------ Provided records

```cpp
struct alignas(16) U4 {
  uint32_t x, y, z, w;
};
struct alignas(16) L2 {
  int64_t a, b;
};
struct alignas(8) I2 {
  int32_t a, b;
};
// ... 289 lines not shown
  bool layout_ok = L->nkeys == 2 && L->naggs == 6 && L->W == Q1_W && L->key_type[0] == DBHIP_T_STRING &&
                   L->key_type[1] == DBHIP_T_STRING && L->agg_off[0] == 5 && L->agg_off[2] == 7 &&
                   L->agg_off[5] == 14 && L->agg_words[2] == 3 && L->agg_words[3] == 3;
  DBHIP_REQUIRE(layout_ok, "dbhip_q1_fused: table was not created by dbhip_q1_create_groupby");
  if (n == 0) return DBHIP_OK;
  DBHIP_REQUIRE(l_quantity && l_extendedprice && l_discount && l_tax && l_returnflag_views &&
                    l_linestatus_views && l_shipdate,
                "dbhip_q1_fused: NULL column");
  uintptr_t al = (uintptr_t)l_quantity | (uintptr_t)l_extendedprice | (uintptr_t)l_discount |
                 (uintptr_t)l_tax | (uintptr_t)l_returnflag_views | (uintptr_t)l_linestatus_views;
  DBHIP_REQUIRE((al & 15) == 0 && ((uintptr_t)l_shipdate & 7) == 0,
                "dbhip_q1_fused: columns must be 16-byte aligned (shipdate 8-byte)");
  hipStream_t s = resolve_stream(stream);
  const int64_t ntiles = ceil_div(n, 128);
  const int grid = (int)(ceil_div(ntiles, 4) < 512 ? ceil_div(ntiles, 4) : 512);
  size_t rows_bytes = (size_t)grid * MAX_SLOTS * Q1_W * 8;
  uint8_t* ws = (uint8_t*)scratch(rows_bytes + 64, 4, s);
  if (!ws) return DBHIP_ERR_HIP;
  uint64_t* ctrl = (uint64_t*)ws;
  uint64_t* partial = (uint64_t*)(ws + 64);
  Q1Args A;
  A.qty = l_quantity; A.price = l_extendedprice; A.disc = l_discount; A.tax = l_tax;
  A.rf = (const U4*)l_returnflag_views; A.ls = (const U4*)l_linestatus_views;
  A.shipdate = l_shipdate; A.cutoff = shipdate_cutoff; A.n = n;
  A.partial_rows = partial; A.ctrl = ctrl;
  uint64_t* host_ctrl = pinned_words(1);
  if (!host_ctrl) return DBHIP_ERR_HIP;
  host_ctrl[0] = host_ctrl[1] = 0;
  const int64_t n_max4 = (int64_t)grid * 4, n_max8 = (int64_t)grid * MAX_SLOTS;
  const bool chained = (dbhip_groupby_count_internal(g) + n_max8) * 135 <= dbhip_groupby_capacity_internal(g) * 100;
  for (int variant = 0; variant < 2; ++variant) {
    DBHIP_CHECK(hipMemsetAsync(ctrl, 0, 64, s));
    kernel_timer_start(s);
    if (variant == 0) hipLaunchKernelGGL(q1_fused_kernel, dim3(grid), dim3(256), 0, s, A);
    else hipLaunchKernelGGL(q1_fused_kernel_8slots, dim3(grid), dim3(256), 0, s, A);
    kernel_timer_stop(s);
    DBHIP_LAUNCH_CHECK();
    DBHIP_CHECK(hipMemcpyAsync(host_ctrl, ctrl, 16, hipMemcpyDeviceToHost, s));
    if (chained) {
      int32_t rc = dbhip_groupby_merge_rows_dev_internal(g, partial, variant == 0 ? n_max4 : n_max8, &ctrl[0], &ctrl[1], s);
      if (rc) return rc;
      if (!(host_ctrl[1] & 3)) return DBHIP_OK;
    } else {
      DBHIP_CHECK(hipStreamSynchronize(s));
    }
    if (!(host_ctrl[1] & 1)) break;
  }
  if (host_ctrl[1] & 2) {
    set_error("dbhip_q1_fused: a group key string is longer than 12 bytes; use the operator-at-a-time path");
    return DBHIP_ERR_UNSUPPORTED;
  }
  if (host_ctrl[1] & 1) {
    set_error("dbhip_q1_fused: more than %d distinct groups inside one workgroup; use the operator-at-a-time path", MAX_SLOTS);
    return DBHIP_ERR_CAPACITY;
  }
  return dbhip_groupby_merge_rows_internal(g, partial, (int64_t)host_ctrl[0], s);
}

// ... 2 lines not shown
```

Baseline: 94.11 billion.

## Fold per-workgroup partial rows on device before merging into group table

Adds a single-workgroup kernel that folds all per-workgroup partial rows into at most eight group rows. The small merge kernel then copies its control words into a report buffer, so one host sync reads everything. Previously up to grid×slots partial rows went through the general merge path, and host control was read separately. The change adds an extra kernel launch and a serial fold over all partial rows in one workgroup, with a fallback when the fold overflows slots.

```diff
diff --git a/databend_amd/csrc/fagg_device.h b/databend_amd/csrc/fagg_device.h
--- a/databend_amd/csrc/fagg_device.h
+++ b/databend_amd/csrc/fagg_device.h
@@ -308,14 +308,57 @@
   }
 }
 
+template <int SLOTS, bool GENERAL, int NW>
+__device__ __forceinline__ uint32_t fa_wg_fold(uint64_t (&acc)[SLOTS][NW], uint32_t touched, const uint32_t (&wm)[NW], uint64_t (&v)[NW]) {
+  __shared__ uint32_t wg_touched;
+  __shared__ uint64_t fa_xw[4][SLOTS][NW];
+  const int tid = threadIdx.x, lane = tid & 63, wave = tid >> 6;
+  if (tid == 0) wg_touched = 0;
+  __syncthreads();
+  const uint32_t wt = (uint32_t)fa_wave_or((uint64_t)touched);
+  if (lane == 0 && wt) atomicOr(&wg_touched, wt);
+#pragma unroll
+  for (int g = 0; g < SLOTS; ++g) {
+    if ((wt >> g) & 1) fa_wave_fold<GENERAL, NW>(acc[g], wm);
+    if (lane == 0) {
+#pragma unroll
+      for (int w = 0; w < NW; ++w) fa_xw[wave][g][w] = acc[g][w];
+    }
+  }
+  __syncthreads();
+  const uint32_t tw = wg_touched;
+  if (tid < SLOTS && ((tw >> tid) & 1)) {
+    const int g = tid;
+#pragma unroll
+    for (int w = 0; w < NW; ++w) v[w] = fa_xw[0][g][w];
+#pragma unroll
+    for (int x = 1; x < 4; ++x) {
+      uint64_t o[NW];
+#pragma unroll
+      for (int w = 0; w < NW; ++w) o[w] = fa_xw[x][g][w];
+      fa_fold_words<GENERAL, NW>(v, o, wm);
+    }
+  }
+  return tw;
+}
+template <bool GENERAL, int NW>
+__device__ __forceinline__ void fa_write_state(uint64_t* st, const uint64_t (&v)[NW], const uint32_t (&wm)[NW], int nwords) {
+#pragma unroll
+  for (int w = 0; w < NW; ++w) {
+    if (w >= nwords) continue;
+    const uint32_t op = WM_OP(wm[w]);
+    if (op == W_NONE) continue;
+    const bool flag = op == W_OR || (GENERAL && op == W_CONT && WM_COMP(wm[w]) == C_FLAG);
+    st[w] = flag ? (v[w] ? 1 : 0) : v[w];
+  }
+}
+
 template <int SLOTS, bool GENERAL, int NW, bool DIV = false>
 __device__ __forceinline__ void fagg_body(const FaArgs& A) {
   extern __shared__ uint64_t ex_lds[];
   __shared__ FaKeyTable T;
   __shared__ uint32_t wm_lds[FA_MAXW];
-  __shared__ uint32_t wg_touched;
   __shared__ unsigned long long wg_row0;
-  __shared__ uint64_t fa_xw[4][SLOTS][NW];
 #ifdef DBHIP_JIT
   const FaArgs& M = kM;
   uint64_t ex_rf[EX_MAX_SLOTS * FA_ROWS];
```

------------

#### Task details
Write the listing out again in its entirety, exactly.

#### Finished exercise
```cpp
struct alignas(16) U4 {
  uint32_t x, y, z, w;
};
struct alignas(16) L2 {
  int64_t a, b;
};
struct alignas(8) I2 {
  int32_t a, b;
};
// ... 289 lines not shown
  bool layout_ok = L->nkeys == 2 && L->naggs == 6 && L->W == Q1_W && L->key_type[0] == DBHIP_T_STRING &&
                   L->key_type[1] == DBHIP_T_STRING && L->agg_off[0] == 5 && L->agg_off[2] == 7 &&
                   L->agg_off[5] == 14 && L->agg_words[2] == 3 && L->agg_words[3] == 3;
  DBHIP_REQUIRE(layout_ok, "dbhip_q1_fused: table was not created by dbhip_q1_create_groupby");
  if (n == 0) return DBHIP_OK;
  DBHIP_REQUIRE(l_quantity && l_extendedprice && l_discount && l_tax && l_returnflag_views &&
                    l_linestatus_views && l_shipdate,
                "dbhip_q1_fused: NULL column");
  uintptr_t al = (uintptr_t)l_quantity | (uintptr_t)l_extendedprice | (uintptr_t)l_discount |
                 (uintptr_t)l_tax | (uintptr_t)l_returnflag_views | (uintptr_t)l_linestatus_views;
  DBHIP_REQUIRE((al & 15) == 0 && ((uintptr_t)l_shipdate & 7) == 0,
                "dbhip_q1_fused: columns must be 16-byte aligned (shipdate 8-byte)");
  hipStream_t s = resolve_stream(stream);
  const int64_t ntiles = ceil_div(n, 128);
  const int grid = (int)(ceil_div(ntiles, 4) < 512 ? ceil_div(ntiles, 4) : 512);
  size_t rows_bytes = (size_t)grid * MAX_SLOTS * Q1_W * 8;
  uint8_t* ws = (uint8_t*)scratch(rows_bytes + 64, 4, s);
  if (!ws) return DBHIP_ERR_HIP;
  uint64_t* ctrl = (uint64_t*)ws;
  uint64_t* partial = (uint64_t*)(ws + 64);
  Q1Args A;
  A.qty = l_quantity; A.price = l_extendedprice; A.disc = l_discount; A.tax = l_tax;
  A.rf = (const U4*)l_returnflag_views; A.ls = (const U4*)l_linestatus_views;
  A.shipdate = l_shipdate; A.cutoff = shipdate_cutoff; A.n = n;
  A.partial_rows = partial; A.ctrl = ctrl;
  uint64_t* host_ctrl = pinned_words(1);
  if (!host_ctrl) return DBHIP_ERR_HIP;
  host_ctrl[0] = host_ctrl[1] = 0;
  const int64_t n_max4 = (int64_t)grid * 4, n_max8 = (int64_t)grid * MAX_SLOTS;
  const bool chained = (dbhip_groupby_count_internal(g) + n_max8) * 135 <= dbhip_groupby_capacity_internal(g) * 100;
  for (int variant = 0; variant < 2; ++variant) {
    DBHIP_CHECK(hipMemsetAsync(ctrl, 0, 64, s));
    kernel_timer_start(s);
    if (variant == 0) hipLaunchKernelGGL(q1_fused_kernel, dim3(grid), dim3(256), 0, s, A);
    else hipLaunchKernelGGL(q1_fused_kernel_8slots, dim3(grid), dim3(256), 0, s, A);
    kernel_timer_stop(s);
    DBHIP_LAUNCH_CHECK();
    DBHIP_CHECK(hipMemcpyAsync(host_ctrl, ctrl, 16, hipMemcpyDeviceToHost, s));
    if (chained) {
      int32_t rc = dbhip_groupby_merge_rows_dev_internal(g, partial, variant == 0 ? n_max4 : n_max8, &ctrl[0], &ctrl[1], s);
      if (rc) return rc;
      if (!(host_ctrl[1] & 3)) return DBHIP_OK;
    } else {
      DBHIP_CHECK(hipStreamSynchronize(s));
    }
    if (!(host_ctrl[1] & 1)) break;
  }
  if (host_ctrl[1] & 2) {
    set_error("dbhip_q1_fused: a group key string is longer than 12 bytes; use the operator-at-a-time path");
    return DBHIP_ERR_UNSUPPORTED;
  }
  if (host_ctrl[1] & 1) {
    set_error("dbhip_q1_fused: more than %d distinct groups inside one workgroup; use the operator-at-a-time path", MAX_SLOTS);
    return DBHIP_ERR_CAPACITY;
  }
  return dbhip_groupby_merge_rows_internal(g, partial, (int64_t)host_ctrl[0], s);
}

// ... 2 lines not shown
```

Baseline: 94.11 billion.

## Fold per-workgroup partial rows on device before merging into group table

Adds a single-workgroup kernel that folds all per-workgroup partial rows into at most eight group rows. The small merge kernel then copies its control words into a report buffer, so one host sync reads everything. Previously up to grid×slots partial rows went through the general merge path, and host control was read separately. The change adds an extra kernel launch and a serial fold over all partial rows in one workgroup, with a fallback when the fold overflows slots.

```diff
diff --git a/databend_amd/csrc/fagg_device.h b/databend_amd/csrc/fagg_device.h
--- a/databend_amd/csrc/fagg_device.h
+++ b/databend_amd/csrc/fagg_device.h
@@ -308,14 +308,57 @@
   }
 }
 
+template <int SLOTS, bool GENERAL, int NW>
+__device__ __forceinline__ uint32_t fa_wg_fold(uint64_t (&acc)[SLOTS][NW], uint32_t touched, const uint32_t (&wm)[NW], uint64_t (&v)[NW]) {
+  __shared__ uint32_t wg_touched;
+  __shared__ uint64_t fa_xw[4][SLOTS][NW];
+  const int tid = threadIdx.x, lane = tid & 63, wave = tid >> 6;
+  if (tid == 0) wg_touched = 0;
+  __syncthreads();
+  const uint32_t wt = (uint32_t)fa_wave_or((uint64_t)touched);
+  if (lane == 0 && wt) atomicOr(&wg_touched, wt);
+#pragma unroll
+  for (int g = 0; g < SLOTS; ++g) {
+    if ((wt >> g) & 1) fa_wave_fold<GENERAL, NW>(acc[g], wm);
+    if (lane == 0) {
+#pragma unroll
+      for (int w = 0; w < NW; ++w) fa_xw[wave][g][w] = acc[g][w];
+    }
+  }
+  __syncthreads();
+  const uint32_t tw = wg_touched;
+  if (tid < SLOTS && ((tw >> tid) & 1)) {
+    const int g = tid;
+#pragma unroll
+    for (int w = 0; w < NW; ++w) v[w] = fa_xw[0][g][w];
+#pragma unroll
+    for (int x = 1; x < 4; ++x) {
+      uint64_t o[NW];
+#pragma unroll
+      for (int w = 0; w < NW; ++w) o[w] = fa_xw[x][g][w];
+      fa_fold_words<GENERAL, NW>(v, o, wm);
+    }
+  }
+  return tw;
+}
+template <bool GENERAL, int NW>
+__device__ __forceinline__ void fa_write_state(uint64_t* st, const uint64_t (&v)[NW], const uint32_t (&wm)[NW], int nwords) {
+#pragma unroll
+  for (int w = 0; w < NW; ++w) {
+    if (w >= nwords) continue;
+    const uint32_t op = WM_OP(wm[w]);
+    if (op == W_NONE) continue;
+    const bool flag = op == W_OR || (GENERAL && op == W_CONT && WM_COMP(wm[w]) == C_FLAG);
+    st[w] = flag ? (v[w] ? 1 : 0) : v[w];
+  }
+}
+
 template <int SLOTS, bool GENERAL, int NW, bool DIV = false>
 __device__ __forceinline__ void fagg_body(const FaArgs& A) {
   extern __shared__ uint64_t ex_lds[];
   __shared__ FaKeyTable T;
   __shared__ uint32_t wm_lds[FA_MAXW];
-  __shared__ uint32_t wg_touched;
   __shared__ unsigned long long wg_row0;
-  __shared__ uint64_t fa_xw[4][SLOTS][NW];
 #ifdef DBHIP_JIT
   const FaArgs& M = kM;
   uint64_t ex_rf[EX_MAX_SLOTS * FA_ROWS];
```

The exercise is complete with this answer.